- **Problem**
The full set of records below is to be reproduced without a single alteration.

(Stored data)
━━━━━━━━━━
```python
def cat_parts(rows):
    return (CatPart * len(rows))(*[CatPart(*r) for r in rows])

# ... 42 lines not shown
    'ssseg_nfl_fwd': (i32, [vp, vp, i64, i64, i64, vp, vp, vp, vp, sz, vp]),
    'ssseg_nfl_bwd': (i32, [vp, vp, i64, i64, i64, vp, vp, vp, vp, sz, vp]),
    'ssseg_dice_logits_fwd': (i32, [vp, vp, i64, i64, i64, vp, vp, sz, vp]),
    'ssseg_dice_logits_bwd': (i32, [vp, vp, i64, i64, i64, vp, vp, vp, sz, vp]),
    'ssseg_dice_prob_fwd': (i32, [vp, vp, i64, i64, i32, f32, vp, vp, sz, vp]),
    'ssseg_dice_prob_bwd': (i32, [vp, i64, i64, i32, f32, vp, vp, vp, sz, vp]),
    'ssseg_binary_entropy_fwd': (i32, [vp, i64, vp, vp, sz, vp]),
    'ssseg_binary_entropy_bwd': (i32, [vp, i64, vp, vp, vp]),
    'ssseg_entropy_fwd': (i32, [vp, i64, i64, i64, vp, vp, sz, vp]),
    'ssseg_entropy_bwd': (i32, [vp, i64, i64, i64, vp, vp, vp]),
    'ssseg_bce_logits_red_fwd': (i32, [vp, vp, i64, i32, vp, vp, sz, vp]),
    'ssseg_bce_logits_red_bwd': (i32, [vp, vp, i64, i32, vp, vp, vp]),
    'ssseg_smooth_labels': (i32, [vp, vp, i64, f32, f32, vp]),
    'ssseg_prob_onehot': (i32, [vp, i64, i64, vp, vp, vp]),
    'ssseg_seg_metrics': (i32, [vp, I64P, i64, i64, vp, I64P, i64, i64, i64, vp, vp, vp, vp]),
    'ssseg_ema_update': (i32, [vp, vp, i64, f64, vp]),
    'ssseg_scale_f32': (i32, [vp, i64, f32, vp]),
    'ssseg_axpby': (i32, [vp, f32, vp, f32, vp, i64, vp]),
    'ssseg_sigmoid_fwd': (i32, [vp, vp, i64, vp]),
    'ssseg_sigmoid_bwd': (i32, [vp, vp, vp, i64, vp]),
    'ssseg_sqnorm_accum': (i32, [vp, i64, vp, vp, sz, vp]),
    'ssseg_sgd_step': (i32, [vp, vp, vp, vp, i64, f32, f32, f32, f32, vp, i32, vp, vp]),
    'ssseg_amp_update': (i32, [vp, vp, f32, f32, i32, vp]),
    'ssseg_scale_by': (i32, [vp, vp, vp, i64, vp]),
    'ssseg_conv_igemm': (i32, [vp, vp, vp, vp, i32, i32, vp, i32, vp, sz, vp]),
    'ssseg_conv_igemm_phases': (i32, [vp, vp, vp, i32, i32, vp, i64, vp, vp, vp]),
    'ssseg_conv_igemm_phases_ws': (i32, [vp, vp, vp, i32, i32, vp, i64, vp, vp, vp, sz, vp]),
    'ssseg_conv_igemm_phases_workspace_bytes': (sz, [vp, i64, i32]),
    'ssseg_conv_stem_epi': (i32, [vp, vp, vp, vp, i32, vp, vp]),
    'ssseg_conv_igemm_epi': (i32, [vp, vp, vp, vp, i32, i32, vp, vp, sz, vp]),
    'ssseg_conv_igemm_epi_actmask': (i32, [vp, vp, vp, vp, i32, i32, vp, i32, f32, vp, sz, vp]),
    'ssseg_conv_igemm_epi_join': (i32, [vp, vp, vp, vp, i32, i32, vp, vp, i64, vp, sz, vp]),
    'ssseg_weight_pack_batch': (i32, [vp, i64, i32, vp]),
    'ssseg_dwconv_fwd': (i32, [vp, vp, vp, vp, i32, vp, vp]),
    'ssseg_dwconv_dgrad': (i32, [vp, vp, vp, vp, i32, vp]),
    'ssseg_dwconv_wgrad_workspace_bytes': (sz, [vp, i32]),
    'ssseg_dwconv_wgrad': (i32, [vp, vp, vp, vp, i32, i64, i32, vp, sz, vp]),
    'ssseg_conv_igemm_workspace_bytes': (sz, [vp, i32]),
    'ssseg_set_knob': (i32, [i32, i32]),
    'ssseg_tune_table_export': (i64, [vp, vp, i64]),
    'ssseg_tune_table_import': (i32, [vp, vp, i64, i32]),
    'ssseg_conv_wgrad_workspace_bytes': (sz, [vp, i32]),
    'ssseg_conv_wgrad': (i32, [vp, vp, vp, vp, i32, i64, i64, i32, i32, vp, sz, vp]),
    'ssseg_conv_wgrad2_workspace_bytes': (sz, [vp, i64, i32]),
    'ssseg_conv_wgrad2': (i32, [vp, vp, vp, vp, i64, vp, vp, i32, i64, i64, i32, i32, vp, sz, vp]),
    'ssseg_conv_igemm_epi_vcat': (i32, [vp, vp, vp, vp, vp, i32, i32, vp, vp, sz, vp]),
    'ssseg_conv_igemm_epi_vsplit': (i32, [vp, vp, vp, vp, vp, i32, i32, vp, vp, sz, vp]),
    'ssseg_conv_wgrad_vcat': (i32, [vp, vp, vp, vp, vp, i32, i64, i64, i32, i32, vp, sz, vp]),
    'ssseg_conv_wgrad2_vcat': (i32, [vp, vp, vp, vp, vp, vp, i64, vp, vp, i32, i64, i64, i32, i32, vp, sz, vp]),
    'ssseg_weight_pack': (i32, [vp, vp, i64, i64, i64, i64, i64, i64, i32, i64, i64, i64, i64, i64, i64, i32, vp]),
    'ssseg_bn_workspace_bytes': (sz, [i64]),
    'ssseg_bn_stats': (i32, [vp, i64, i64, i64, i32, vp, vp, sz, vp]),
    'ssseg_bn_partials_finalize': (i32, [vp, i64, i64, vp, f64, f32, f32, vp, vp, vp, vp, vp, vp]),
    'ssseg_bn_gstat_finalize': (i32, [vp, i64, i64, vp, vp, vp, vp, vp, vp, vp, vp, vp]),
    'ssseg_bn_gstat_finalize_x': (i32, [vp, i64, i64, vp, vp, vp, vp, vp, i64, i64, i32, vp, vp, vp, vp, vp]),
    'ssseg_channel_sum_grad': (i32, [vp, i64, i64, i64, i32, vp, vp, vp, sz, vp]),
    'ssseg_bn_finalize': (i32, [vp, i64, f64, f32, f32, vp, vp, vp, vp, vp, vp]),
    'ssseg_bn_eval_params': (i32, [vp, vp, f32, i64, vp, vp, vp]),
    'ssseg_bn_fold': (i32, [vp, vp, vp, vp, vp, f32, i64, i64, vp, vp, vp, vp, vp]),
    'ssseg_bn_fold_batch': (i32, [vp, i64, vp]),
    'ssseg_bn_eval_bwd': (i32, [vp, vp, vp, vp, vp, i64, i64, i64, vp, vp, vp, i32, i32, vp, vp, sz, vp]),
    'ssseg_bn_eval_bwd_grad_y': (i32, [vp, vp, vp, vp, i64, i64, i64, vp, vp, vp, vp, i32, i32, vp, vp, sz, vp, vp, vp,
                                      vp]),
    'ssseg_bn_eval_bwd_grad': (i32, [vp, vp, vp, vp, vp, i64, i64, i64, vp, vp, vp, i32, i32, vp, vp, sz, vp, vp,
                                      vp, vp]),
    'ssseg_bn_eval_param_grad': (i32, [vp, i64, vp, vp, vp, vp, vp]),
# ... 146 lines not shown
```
━━━━━━━━━━
- **Result of the exercise**
```python
def cat_parts(rows):
    return (CatPart * len(rows))(*[CatPart(*r) for r in rows])

# ... 42 lines not shown
    'ssseg_nfl_fwd': (i32, [vp, vp, i64, i64, i64, vp, vp, vp, vp, sz, vp]),
    'ssseg_nfl_bwd': (i32, [vp, vp, i64, i64, i64, vp, vp, vp, vp, sz, vp]),
    'ssseg_dice_logits_fwd': (i32, [vp, vp, i64, i64, i64, vp, vp, sz, vp]),
    'ssseg_dice_logits_bwd': (i32, [vp, vp, i64, i64, i64, vp, vp, vp, sz, vp]),
    'ssseg_dice_prob_fwd': (i32, [vp, vp, i64, i64, i32, f32, vp, vp, sz, vp]),
    'ssseg_dice_prob_bwd': (i32, [vp, i64, i64, i32, f32, vp, vp, vp, sz, vp]),
    'ssseg_binary_entropy_fwd': (i32, [vp, i64, vp, vp, sz, vp]),
    'ssseg_binary_entropy_bwd': (i32, [vp, i64, vp, vp, vp]),
    'ssseg_entropy_fwd': (i32, [vp, i64, i64, i64, vp, vp, sz, vp]),
    'ssseg_entropy_bwd': (i32, [vp, i64, i64, i64, vp, vp, vp]),
    'ssseg_bce_logits_red_fwd': (i32, [vp, vp, i64, i32, vp, vp, sz, vp]),
    'ssseg_bce_logits_red_bwd': (i32, [vp, vp, i64, i32, vp, vp, vp]),
    'ssseg_smooth_labels': (i32, [vp, vp, i64, f32, f32, vp]),
    'ssseg_prob_onehot': (i32, [vp, i64, i64, vp, vp, vp]),
    'ssseg_seg_metrics': (i32, [vp, I64P, i64, i64, vp, I64P, i64, i64, i64, vp, vp, vp, vp]),
    'ssseg_ema_update': (i32, [vp, vp, i64, f64, vp]),
    'ssseg_scale_f32': (i32, [vp, i64, f32, vp]),
    'ssseg_axpby': (i32, [vp, f32, vp, f32, vp, i64, vp]),
    'ssseg_sigmoid_fwd': (i32, [vp, vp, i64, vp]),
    'ssseg_sigmoid_bwd': (i32, [vp, vp, vp, i64, vp]),
    'ssseg_sqnorm_accum': (i32, [vp, i64, vp, vp, sz, vp]),
    'ssseg_sgd_step': (i32, [vp, vp, vp, vp, i64, f32, f32, f32, f32, vp, i32, vp, vp]),
    'ssseg_amp_update': (i32, [vp, vp, f32, f32, i32, vp]),
    'ssseg_scale_by': (i32, [vp, vp, vp, i64, vp]),
    'ssseg_conv_igemm': (i32, [vp, vp, vp, vp, i32, i32, vp, i32, vp, sz, vp]),
    'ssseg_conv_igemm_phases': (i32, [vp, vp, vp, i32, i32, vp, i64, vp, vp, vp]),
    'ssseg_conv_igemm_phases_ws': (i32, [vp, vp, vp, i32, i32, vp, i64, vp, vp, vp, sz, vp]),
    'ssseg_conv_igemm_phases_workspace_bytes': (sz, [vp, i64, i32]),
    'ssseg_conv_stem_epi': (i32, [vp, vp, vp, vp, i32, vp, vp]),
    'ssseg_conv_igemm_epi': (i32, [vp, vp, vp, vp, i32, i32, vp, vp, sz, vp]),
    'ssseg_conv_igemm_epi_actmask': (i32, [vp, vp, vp, vp, i32, i32, vp, i32, f32, vp, sz, vp]),
    'ssseg_conv_igemm_epi_join': (i32, [vp, vp, vp, vp, i32, i32, vp, vp, i64, vp, sz, vp]),
    'ssseg_weight_pack_batch': (i32, [vp, i64, i32, vp]),
    'ssseg_dwconv_fwd': (i32, [vp, vp, vp, vp, i32, vp, vp]),
    'ssseg_dwconv_dgrad': (i32, [vp, vp, vp, vp, i32, vp]),
    'ssseg_dwconv_wgrad_workspace_bytes': (sz, [vp, i32]),
    'ssseg_dwconv_wgrad': (i32, [vp, vp, vp, vp, i32, i64, i32, vp, sz, vp]),
    'ssseg_conv_igemm_workspace_bytes': (sz, [vp, i32]),
    'ssseg_set_knob': (i32, [i32, i32]),
    'ssseg_tune_table_export': (i64, [vp, vp, i64]),
    'ssseg_tune_table_import': (i32, [vp, vp, i64, i32]),
    'ssseg_conv_wgrad_workspace_bytes': (sz, [vp, i32]),
    'ssseg_conv_wgrad': (i32, [vp, vp, vp, vp, i32, i64, i64, i32, i32, vp, sz, vp]),
    'ssseg_conv_wgrad2_workspace_bytes': (sz, [vp, i64, i32]),
    'ssseg_conv_wgrad2': (i32, [vp, vp, vp, vp, i64, vp, vp, i32, i64, i64, i32, i32, vp, sz, vp]),
    'ssseg_conv_igemm_epi_vcat': (i32, [vp, vp, vp, vp, vp, i32, i32, vp, vp, sz, vp]),
    'ssseg_conv_igemm_epi_vsplit': (i32, [vp, vp, vp, vp, vp, i32, i32, vp, vp, sz, vp]),
    'ssseg_conv_wgrad_vcat': (i32, [vp, vp, vp, vp, vp, i32, i64, i64, i32, i32, vp, sz, vp]),
    'ssseg_conv_wgrad2_vcat': (i32, [vp, vp, vp, vp, vp, vp, i64, vp, vp, i32, i64, i64, i32, i32, vp, sz, vp]),
    'ssseg_weight_pack': (i32, [vp, vp, i64, i64, i64, i64, i64, i64, i32, i64, i64, i64, i64, i64, i64, i32, vp]),
    'ssseg_bn_workspace_bytes': (sz, [i64]),
    'ssseg_bn_stats': (i32, [vp, i64, i64, i64, i32, vp, vp, sz, vp]),
    'ssseg_bn_partials_finalize': (i32, [vp, i64, i64, vp, f64, f32, f32, vp, vp, vp, vp, vp, vp]),
    'ssseg_bn_gstat_finalize': (i32, [vp, i64, i64, vp, vp, vp, vp, vp, vp, vp, vp, vp]),
    'ssseg_bn_gstat_finalize_x': (i32, [vp, i64, i64, vp, vp, vp, vp, vp, i64, i64, i32, vp, vp, vp, vp, vp]),
    'ssseg_channel_sum_grad': (i32, [vp, i64, i64, i64, i32, vp, vp, vp, sz, vp]),
    'ssseg_bn_finalize': (i32, [vp, i64, f64, f32, f32, vp, vp, vp, vp, vp, vp]),
    'ssseg_bn_eval_params': (i32, [vp, vp, f32, i64, vp, vp, vp]),
    'ssseg_bn_fold': (i32, [vp, vp, vp, vp, vp, f32, i64, i64, vp, vp, vp, vp, vp]),
    'ssseg_bn_fold_batch': (i32, [vp, i64, vp]),
    'ssseg_bn_eval_bwd': (i32, [vp, vp, vp, vp, vp, i64, i64, i64, vp, vp, vp, i32, i32, vp, vp, sz, vp]),
    'ssseg_bn_eval_bwd_grad_y': (i32, [vp, vp, vp, vp, i64, i64, i64, vp, vp, vp, vp, i32, i32, vp, vp, sz, vp, vp, vp,
                                      vp]),
    'ssseg_bn_eval_bwd_grad': (i32, [vp, vp, vp, vp, vp, i64, i64, i64, vp, vp, vp, i32, i32, vp, vp, sz, vp, vp,
                                      vp, vp]),
    'ssseg_bn_eval_param_grad': (i32, [vp, i64, vp, vp, vp, vp, vp]),
# ... 146 lines not shown
```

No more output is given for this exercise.